The inverted yield curve strangles credit creation. That's what slows the economy. It hardly matters WHY or that it's the Fed who is manipulating it - it slows credit extension and the flow of dollars through the economy leading to economic slowdowns. It's probably not just a predictor of recessions - it's probably partly causal to them which is why it has a 100% track record of success. 

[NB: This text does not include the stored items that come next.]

# Jamy-L/Handheld-Multi-Frame-Super-Resolution

Hardware: AMD Instinct MI355X
Metric: output Mpix/s for 12MP x 20-frame x2 SR burst; max-abs diff vs reference (higher is better)
Workload: dtype f32

## Files before the change

### handheld-multi-frame-super-resolution_amd/csrc/hhsr_pyramid.hip

```cpp
#include "hhsr_common.h"

__device__ __forceinline__ bool lp_kept(int u, int n) {
    int i = u + n / 2;
    if (i >= n) i -= n;
    return i >= n / 4 && i < n - (n + 3) / 4;
}

__global__ void __launch_bounds__(256) k_lowpass_c2c(float2* __restrict__ spec, int H, int W, int64_t sy,
                                                      int64_t sx, int xfast) {
    const int a = blockIdx.x * blockDim.x + threadIdx.x, b = blockIdx.y;
    const int x = xfast ? a : b, y = xfast ? b : a;
    if (x >= W || y >= H) return;
    if (!(lp_kept(y, H) && lp_kept(x, W))) spec[y * sy + x * sx] = make_float2(0.f, 0.f);
}

__global__ void __launch_bounds__(256) k_lowpass_r2c(float2* __restrict__ spec, int H, int W, int Wh, int64_t sy,
                                                      int64_t sx, int xfast) {
    const int a = blockIdx.x * blockDim.x + threadIdx.x, b = blockIdx.y;
    const int x = xfast ? a : b, y = xfast ? b : a;
    if (x >= Wh || y >= H) return;
    const int ny = y == 0 ? 0 : H - y, nx = x == 0 ? 0 : W - x;
    const int m = (int)(lp_kept(y, H) && lp_kept(x, W)) + (int)(lp_kept(ny, H) && lp_kept(nx, W));
    if (m == 2) return;
    float2 v = spec[y * sy + x * sx];
    const float s = 0.5f * (float)m;
    v.x *= s;
    v.y *= s;
    spec[y * sy + x * sx] = v;
}

extern "C" int hhsr_lowpass_mask_c2c(float* spec, int H, int W, int64_t stride_y, int64_t stride_x, void* stream) {
    HHSR_ARG(spec && H > 0 && W > 0 && stride_y > 0 && stride_x > 0);
    const int xfast = stride_x <= stride_y;
    const dim3 grid = xfast ? dim3(hhsr_cdiv(W, 256), H) : dim3(hhsr_cdiv(H, 256), W);
    hipLaunchKernelGGL(k_lowpass_c2c, grid, dim3(256), 0, (hipStream_t)stream, reinterpret_cast<float2*>(spec), H, W,
                       stride_y, stride_x, xfast);
    HHSR_LAUNCHED();
}

extern "C" int hhsr_lowpass_mask_r2c(float* spec, int H, int W, int64_t stride_y, int64_t stride_x, void* stream) {
    HHSR_ARG(spec && H > 0 && W > 0 && stride_y > 0 && stride_x > 0);
    const int Wh = W / 2 + 1;
    const int xfast = stride_x <= stride_y;
    const dim3 grid = xfast ? dim3(hhsr_cdiv(Wh, 256), H) : dim3(hhsr_cdiv(H, 256), Wh);
    hipLaunchKernelGGL(k_lowpass_r2c, grid, dim3(256), 0, (hipStream_t)stream, reinterpret_cast<float2*>(spec), H, W,
                       Wh, stride_y, stride_x, xfast);
    HHSR_LAUNCHED();
}

__global__ void __launch_bounds__(256) k_pad_circular(const float* __restrict__ src, int H, int W, int sp,
                                                       float* __restrict__ dst, int Hp, int Wp, int dp) {
    const int x = blockIdx.x * blockDim.x + threadIdx.x;
    const int y = blockIdx.y;
    if (x >= Wp) return;
    dst[(size_t)y * dp + x] = src[(size_t)(y % H) * sp + (x % W)];
}

extern "C" int hhsr_pad_circular(const float* src, int H, int W, int src_pitch, float* dst, int Hp, int Wp,
                                 int dst_pitch, void* stream) {
    HHSR_ARG(src && dst && H > 0 && W > 0 && Hp >= H && Wp >= W && src_pitch >= W && dst_pitch >= Wp);
    hipLaunchKernelGGL(k_pad_circular, dim3(hhsr_cdiv(Wp, 256), Hp), dim3(256), 0, (hipStream_t)stream, src, H, W,
                       src_pitch, dst, Hp, Wp, dst_pitch);
    HHSR_LAUNCHED();
}

struct Taps {
    float g[HHSR_MAX_TAPS];
};

constexpr int GD_TX = 32, GD_TY = 16;

struct GdFrames {
    const float* src[HHSR_MAX_BATCH];
    float* dst[HHSR_MAX_BATCH];
};

template <int F>
__global__ void __launch_bounds__(256) k_gauss_decimate(GdFrames fr, int H, int W, int sp,
                                                         int h2, int w2, int dp, Taps taps) {
    extern __shared__ float lds[];
    const float* __restrict__ src = fr.src[blockIdx.z];
    float* __restrict__ dst = fr.dst[blockIdx.z];
    constexpr int f = F, nt = 4 * F + 1;
    constexpr int IH = (GD_TY - 1) * f + nt, IW = (GD_TX - 1) * f + nt;
    constexpr int IWp = IW | 1;
    float* s_in = lds;
    float* s_tmp = lds + IH * IWp;
    const int bid = xcd_remap(blockIdx.y * gridDim.x + blockIdx.x, gridDim.x * gridDim.y);
    const int ox0 = (bid % gridDim.x) * GD_TX, oy0 = (bid / gridDim.x) * GD_TY;
    const int ix0 = ox0 * f, iy0 = oy0 * f;
    const int tid = threadIdx.x;
    constexpr int NL = (IH * IW + 255) / 256;
    constexpr int CH = 8;
    for (int k0 = 0; k0 < NL; k0 += CH) {
        float v[CH];
#pragma unroll
        for (int k = 0; k < CH; ++k) {
            const int p = tid + (k0 + k) * 256;
            const int r = p / IW, c = p - r * IW;
            const int y = min(iy0 + r, H - 1), x = min(ix0 + c, W - 1);
            v[k] = (k0 + k < NL && p < IH * IW) ? src[(size_t)y * sp + x] : 0.f;
        }
#pragma unroll
        for (int k = 0; k < CH; ++k) {
            const int p = tid + (k0 + k) * 256;
            if (k0 + k < NL && p < IH * IW) s_in[(p / IW) * IWp + p % IW] = v[k];
        }
    }
    __syncthreads();
    for (int p = tid; p < GD_TY * IW; p += 256) {
        const int r = p / IW, c = p - r * IW;
        float acc = 0.f;
#pragma unroll
        for (int i = 0; i < nt; ++i) acc += taps.g[i] * s_in[(r * f + i) * IWp + c];
        s_tmp[r * IWp + c] = acc;
    }
    __syncthreads();
    for (int p = tid; p < GD_TY * GD_TX; p += 256) {
        const int r = p / GD_TX, c = p - r * GD_TX;
        const int oy = oy0 + r, ox = ox0 + c;
        if (oy < h2 && ox < w2) {
            float acc = 0.f;
#pragma unroll
            for (int j = 0; j < nt; ++j) acc += taps.g[j] * s_tmp[r * IWp + c * f + j];
            dst[(size_t)oy * dp + ox] = acc;
        }
    }
}

extern "C" int hhsr_gauss_decimate_batch(const float* const* srcs, int n_frames, int H, int W, int src_pitch,
                                         float* const* dsts, int dst_pitch, int factor, const float* taps, int ntaps,
                                         void* stream) {
    HHSR_ARG(srcs && dsts && taps && n_frames >= 0 && H > 0 && W > 0 && src_pitch >= W);
    HHSR_ARG((factor == 2 || factor == 4) && ntaps == 4 * factor + 1);
    for (int n = 0; n < n_frames; ++n) HHSR_ARG(srcs[n] && dsts[n]);
    const int r = (ntaps - 1) / 2;
    const int h2 = (H - 2 * r) / factor, w2 = (W - 2 * r) / factor;
    HHSR_ARG(h2 > 0 && w2 > 0 && dst_pitch >= w2);
    Taps t;
    for (int i = 0; i < HHSR_MAX_TAPS; ++i) t.g[i] = i < ntaps ? taps[i] : 0.f;
    const int IH = (GD_TY - 1) * factor + ntaps, IWp = ((GD_TX - 1) * factor + ntaps) | 1;
    const size_t lds = (size_t)(IH + GD_TY) * IWp * sizeof(float);
    for (int n0 = 0; n0 < n_frames; n0 += HHSR_MAX_BATCH) {
        const int nb = n_frames - n0 < HHSR_MAX_BATCH ? n_frames - n0 : HHSR_MAX_BATCH;
        GdFrames fr;
        for (int k = 0; k < HHSR_MAX_BATCH; ++k) {
            fr.src[k] = srcs[n0 + (k < nb ? k : 0)];
            fr.dst[k] = dsts[n0 + (k < nb ? k : 0)];
        }
        const dim3 g(hhsr_cdiv(w2, GD_TX), hhsr_cdiv(h2, GD_TY), nb);
        if (factor == 2)
            hipLaunchKernelGGL(k_gauss_decimate<2>, g, dim3(256), lds, (hipStream_t)stream, fr, H, W, src_pitch, h2, w2,
                               dst_pitch, t);
        else
            hipLaunchKernelGGL(k_gauss_decimate<4>, g, dim3(256), lds, (hipStream_t)stream, fr, H, W, src_pitch, h2, w2,
                               dst_pitch, t);
    }
    HHSR_LAUNCHED();
}

extern "C" int hhsr_gauss_decimate(const float* src, int H, int W, int src_pitch, float* dst, int dst_pitch,
                                   int factor, const float* taps, int ntaps, void* stream) {
    HHSR_ARG(src && dst);
    return hhsr_gauss_decimate_batch(&src, 1, H, W, src_pitch, &dst, dst_pitch, factor, taps, ntaps, stream);
}
```

Measured before the change: 6313.

## Restructure Gaussian decimation to register-based vertical pass with wide tiles

Rewrites the separable Gaussian-decimate kernel so each wavefront loads input rows straight into registers (float4 loads on interior tiles) and computes the vertical filter there. Only the vertically filtered rows go to shared memory, which removes the full input tile staging and one barrier. Tiles become wider (120 or 60 outputs by 8 or 16 rows), and each lane produces several outputs from a register window. This cuts LDS traffic and index math in exchange for higher register pressure, plus a separate scalar path for edge tiles and unaligned inputs.

Result: faster. 6399 (median of 6 runs) (+1.4%).

```diff
diff --git a/handheld-multi-frame-super-resolution_amd/csrc/hhsr_pyramid.hip b/handheld-multi-frame-super-resolution_amd/csrc/hhsr_pyramid.hip
--- a/handheld-multi-frame-super-resolution_amd/csrc/hhsr_pyramid.hip
+++ b/handheld-multi-frame-super-resolution_amd/csrc/hhsr_pyramid.hip
@@ -68,64 +68,148 @@
     float g[HHSR_MAX_TAPS];
 };
 
-constexpr int GD_TX = 32, GD_TY = 16;
+template <int F>
+struct GdTile {
+    static constexpr int NT = 4 * F + 1;
+    static constexpr int TX = F == 2 ? 120 : 60;
+    static constexpr int NV = F == 2 ? 4 : 2;
+    static constexpr int TY = 4 * NV;
+    static constexpr int IW = (TX - 1) * F + NT, IH = (TY - 1) * F + NT;
+    static constexpr int NL = (IW + 3) / 4;
+    static constexpr int PW = 4 * NL;
+    static constexpr int NR = (NV - 1) * F + NT;
+    static constexpr int PO = 4 / F;
+    static constexpr int NE = (PO - 1) * F + NT;
+    static_assert(PW <= 256 && (TX * F) % 4 == 0 && TX % PO == 0 && TX / PO <= 64 && NE % 4 != 0, "tile");
+};
 
 struct GdFrames {
     const float* src[HHSR_MAX_BATCH];
     float* dst[HHSR_MAX_BATCH];
 };
 
+typedef float gd_f4 __attribute__((ext_vector_type(4)));
+
+typedef const __attribute__((address_space(1))) char* gd_gptr;
+__device__ __forceinline__ gd_gptr gd_uniform(const float* p) {
+    gd_gptr g = (gd_gptr)p;
+    asm volatile("" : "+s"(g));
+    return g;
+}
+
+typedef __attribute__((address_space(1))) char* gd_wptr;
+__device__ __forceinline__ gd_wptr gd_uniform_w(float* p) {
+    gd_wptr g = (gd_wptr)p;
+    asm volatile("" : "+s"(g));
+    return g;
+}
+
+template <int F, bool VEC>
+__device__ __forceinline__ void gd_rows(const float* __restrict__ src, int H, int W, int sp, int ix0, int ry0, bool interior,
+                                        int lane, const Taps& taps, float (*tmp)[GdTile<F>::PW]) {
+    using T = GdTile<F>;
+    float v[T::NR][4];
+    if constexpr (VEC) {
+        const unsigned lo = 16u * (unsigned)min(lane, T::NL - 1);
+#pragma unroll
+        for (int k = 0; k < T::NR; ++k) {
+            const gd_gptr rp = gd_uniform(src + (size_t)(ry0 + k) * sp + ix0);
+            const gd_f4 t = *(const __attribute__((address_space(1))) gd_f4*)(rp + lo);
+#pragma unroll
+            for (int q = 0; q < 4; ++q) v[k][q] = t[q];
+        }
+    } else {
+        unsigned lo[4];
+#pragma unroll
+        for (int q = 0; q < 4; ++q) {
+            const int c = min(lane + 64 * q, T::PW - 1);
+            lo[q] = 4u * (unsigned)(interior ? ix0 + c : min(ix0 + c, W - 1));
+        }
+#pragma unroll
+        for (int k = 0; k < T::NR; ++k) {
+            const int y = interior ? ry0 + k : min(ry0 + k, H - 1);
+            const gd_gptr rp = gd_uniform(src + (size_t)y * sp);
+#pragma unroll
+            for (int q = 0; q < 4; ++q) v[k][q] = *(const __attribute__((address_space(1))) float*)(rp + lo[q]);
+        }
+    }
+    float a[T::NV][4];
+#pragma unroll
+    for (int m = 0; m < T::NV; ++m)
+#pragma unroll
+        for (int q = 0; q < 4; ++q) {
+            float acc = 0.f;
+#pragma unroll
+            for (int i = 0; i < T::NT; ++i) acc += taps.g[i] * v[F * m + i][q];
+            a[m][q] = acc;
+        }
+    if constexpr (VEC) {
+        if (lane < T::NL)
+#pragma unroll
+            for (int m = 0; m < T::NV; ++m) {
+                gd_f4 t;
+#pragma unroll
+                for (int q = 0; q < 4; ++q) t[q] = a[m][q];
+                *reinterpret_cast<gd_f4*>(&tmp[m][4 * lane]) = t;
+            }
+    } else {
+#pragma unroll
+        for (int q = 0; q < 4; ++q)
+            if (lane + 64 * q < T::PW)
+#pragma unroll
+                for (int m = 0; m < T::NV; ++m) tmp[m][lane + 64 * q] = a[m][q];
+    }
+}
+
 template <int F>
-__global__ void __launch_bounds__(256) k_gauss_decimate(GdFrames fr, int H, int W, int sp,
-                                                         int h2, int w2, int dp, Taps taps) {
-    extern __shared__ float lds[];
+__global__ void __launch_bounds__(256) k_gauss_decimate(GdFrames fr, int H, int W, int sp, int h2, int w2, int dp,
+                                                         int vec, Taps taps) {
+    using T = GdTile<F>;
+    __shared__ __attribute__((aligned(16))) float s_tmp[T::TY][T::PW];
     const float* __restrict__ src = fr.src[blockIdx.z];
     float* __restrict__ dst = fr.dst[blockIdx.z];
-    constexpr int f = F, nt = 4 * F + 1;
-    constexpr int IH = (GD_TY - 1) * f + nt, IW = (GD_TX - 1) * f + nt;
-    constexpr int IWp = IW | 1;
-    float* s_in = lds;
-    float* s_tmp = lds + IH * IWp;
     const int bid = xcd_remap(blockIdx.y * gridDim.x + blockIdx.x, gridDim.x * gridDim.y);
-    const int ox0 = (bid % gridDim.x) * GD_TX, oy0 = (bid / gridDim.x) * GD_TY;
-    const int ix0 = ox0 * f, iy0 = oy0 * f;
-    const int tid = threadIdx.x;
-    constexpr int NL = (IH * IW + 255) / 256;
-    constexpr int CH = 8;
-    for (int k0 = 0; k0 < NL; k0 += CH) {
-        float v[CH];
-#pragma unroll
-        for (int k = 0; k < CH; ++k) {
-            const int p = tid + (k0 + k) * 256;
-            const int r = p / IW, c = p - r * IW;
-            const int y = min(iy0 + r, H - 1), x = min(ix0 + c, W - 1);
-            v[k] = (k0 + k < NL && p < IH * IW) ? src[(size_t)y * sp + x] : 0.f;
-        }
-#pragma unroll
-        for (int k = 0; k < CH; ++k) {
-            const int p = tid + (k0 + k) * 256;
-            if (k0 + k < NL && p < IH * IW) s_in[(p / IW) * IWp + p % IW] = v[k];
-        }
-    }
+    const int ox0 = (bid % gridDim.x) * T::TX, oy0 = (bid / gridDim.x) * T::TY;
+    const int ix0 = ox0 * F, iy0 = oy0 * F;
+    const int lane = threadIdx.x & 63, wv = __builtin_amdgcn_readfirstlane(threadIdx.x >> 6);
+    const bool interior = ix0 + T::PW <= W && iy0 + T::IH <= H;
+    const int ry0 = iy0 + wv * T::NV * F;
+    if (vec && interior)
+        gd_rows<F, true>(src, H, W, sp, ix0, ry0, true, lane, taps, &s_tmp[wv * T::NV]);
+    else
+        gd_rows<F, false>(src, H, W, sp, ix0, ry0, interior, lane, taps, &s_tmp[wv * T::NV]);
     __syncthreads();
-    for (int p = tid; p < GD_TY * IW; p += 256) {
-        const int r = p / IW, c = p - r * IW;
-        float acc = 0.f;
-#pragma unroll
-        for (int i = 0; i < nt; ++i) acc += taps.g[i] * s_in[(r * f + i) * IWp + c];
-        s_tmp[r * IWp + c] = acc;
-    }
-    __syncthreads();
-    for (int p = tid; p < GD_TY * GD_TX; p += 256) {
-        const int r = p / GD_TX, c = p - r * GD_TX;
-        const int oy = oy0 + r, ox = ox0 + c;
-        if (oy < h2 && ox < w2) {
+    if (lane >= T::TX / T::PO) return;
+    const int ox = ox0 + T::PO * lane;
+#pragma unroll
+    for (int p = 0; p < T::NV; ++p) {
+        const int r = wv + 4 * p, oy = oy0 + r;
+        if (oy >= h2) break;
+        float t[T::NE + 3];
+#pragma unroll
+        for (int j = 0; j < T::NE / 4; ++j) {
+            const gd_f4 u = *reinterpret_cast<const gd_f4*>(&s_tmp[r][4 * lane + 4 * j]);
+#pragma unroll
+            for (int e = 0; e < 4; ++e) t[4 * j + e] = u[e];
+        }
+#pragma unroll
+        for (int j = T::NE / 4 * 4; j < T::NE; ++j) t[j] = s_tmp[r][4 * lane + j];
+        gd_wptr rp = gd_uniform_w(dst + (size_t)oy * dp + ox0);
+#pragma unroll
+        for (int e = 0; e < T::PO; ++e) {
             float acc = 0.f;
 #pragma unroll
-            for (int j = 0; j < nt; ++j) acc += taps.g[j] * s_tmp[r * IWp + c * f + j];
-            dst[(size_t)oy * dp + ox] = acc;
-        }
-    }
+            for (int j = 0; j < T::NT; ++j) acc += taps.g[j] * t[e * F + j];
+            if (ox + e < w2) *(__attribute__((address_space(1))) float*)(rp + 4u * (unsigned)(T::PO * lane + e)) = acc;
+        }
+    }
+}
+
+template <int F>
+static void gd_launch(const GdFrames& fr, int nb, int H, int W, int sp, int h2, int w2, int dp, int vec, const Taps& t,
+                      hipStream_t stream) {
+    const dim3 g(hhsr_cdiv(w2, GdTile<F>::TX), hhsr_cdiv(h2, GdTile<F>::TY), nb);
+    hipLaunchKernelGGL(k_gauss_decimate<F>, g, dim3(256), 0, stream, fr, H, W, sp, h2, w2, dp, vec, t);
 }
 
 extern "C" int hhsr_gauss_decimate_batch(const float* const* srcs, int n_frames, int H, int W, int src_pitch,
@@ -139,22 +223,19 @@
     HHSR_ARG(h2 > 0 && w2 > 0 && dst_pitch >= w2);
     Taps t;
     for (int i = 0; i < HHSR_MAX_TAPS; ++i) t.g[i] = i < ntaps ? taps[i] : 0.f;
-    const int IH = (GD_TY - 1) * factor + ntaps, IWp = ((GD_TX - 1) * factor + ntaps) | 1;
-    const size_t lds = (size_t)(IH + GD_TY) * IWp * sizeof(float);
     for (int n0 = 0; n0 < n_frames; n0 += HHSR_MAX_BATCH) {
         const int nb = n_frames - n0 < HHSR_MAX_BATCH ? n_frames - n0 : HHSR_MAX_BATCH;
         GdFrames fr;
+        int vec = src_pitch % 4 == 0;
         for (int k = 0; k < HHSR_MAX_BATCH; ++k) {
             fr.src[k] = srcs[n0 + (k < nb ? k : 0)];
             fr.dst[k] = dsts[n0 + (k < nb ? k : 0)];
-        }
-        const dim3 g(hhsr_cdiv(w2, GD_TX), hhsr_cdiv(h2, GD_TY), nb);
+            vec = vec && ((uintptr_t)fr.src[k] & 15) == 0;
+        }
         if (factor == 2)
-            hipLaunchKernelGGL(k_gauss_decimate<2>, g, dim3(256), lds, (hipStream_t)stream, fr, H, W, src_pitch, h2, w2,
-                               dst_pitch, t);
+            gd_launch<2>(fr, nb, H, W, src_pitch, h2, w2, dst_pitch, vec, t, (hipStream_t)stream);
         else
-            hipLaunchKernelGGL(k_gauss_decimate<4>, g, dim3(256), lds, (hipStream_t)stream, fr, H, W, src_pitch, h2, w2,
-                               dst_pitch, t);
+            gd_launch<4>(fr, nb, H, W, src_pitch, h2, w2, dst_pitch, vec, t, (hipStream_t)stream);
     }
     HHSR_LAUNCHED();
 }
```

Edited by TwoCitiesCapital
Posted

How much of the disinflation and better-than-expected economic data can be attributed to falling energy prices? Early in 2022 the energy crisis was the talk of the town and was projected to plunge Europe into a deep recession and exacerbate the cost of living crisis. That doesn't seem to have materialised. But with zero COVID ending and US running out of strategic reserves to drain a soft landing could sow the seeds for its destruction by pushing energy prices to uncomfortably high levels. 

Posted
2 hours ago, mattee2264 said:

But with zero COVID ending and US running out of strategic reserves to drain a soft landing could sow the seeds for its destruction by pushing energy prices to uncomfortably high levels. 

 

Sure taking oil for granted at these levels feels kind of foolhardy...............before Russia drops the 'big one' when its finally finally out of military options in the Ukraine/NATO war......why wouldn't it play havoc with global oil markets by turning off the pumps for a little while and see how the world likes oil at  $140.......it is the worlds 2nd/3rd largest oil producer.........yeah it would suck for their economy and they like those petro-dollars......but at the end of the day its 'war time' in Russia and sacrifice is part of war!

 

Its an unlikely move.......but I wouldn't put the probability of it happening in the outlandish camp.......it represents a genuine escalation path for them to attempt to break Western solidarity with Ukraine.

Posted
8 hours ago, Gregmal said:

Why is it that in the finance world, the word recession is like the ultimate punchline/gotcha/drop your jaw and say oh no! situation? Haven’t we lived through tons of them? I’m personally just kind of in the camp that recessions are part or life and subsequently investing and that great companies at good enough prices tend to come out stronger through each cycle. 

 

+1!  That's the right attitude...I'm just saying a recession is coming.  Investors should maintain a strong balance sheet and live within their means whether there is a recession or not...just means being even a bit more careful if there is one.  Cheers!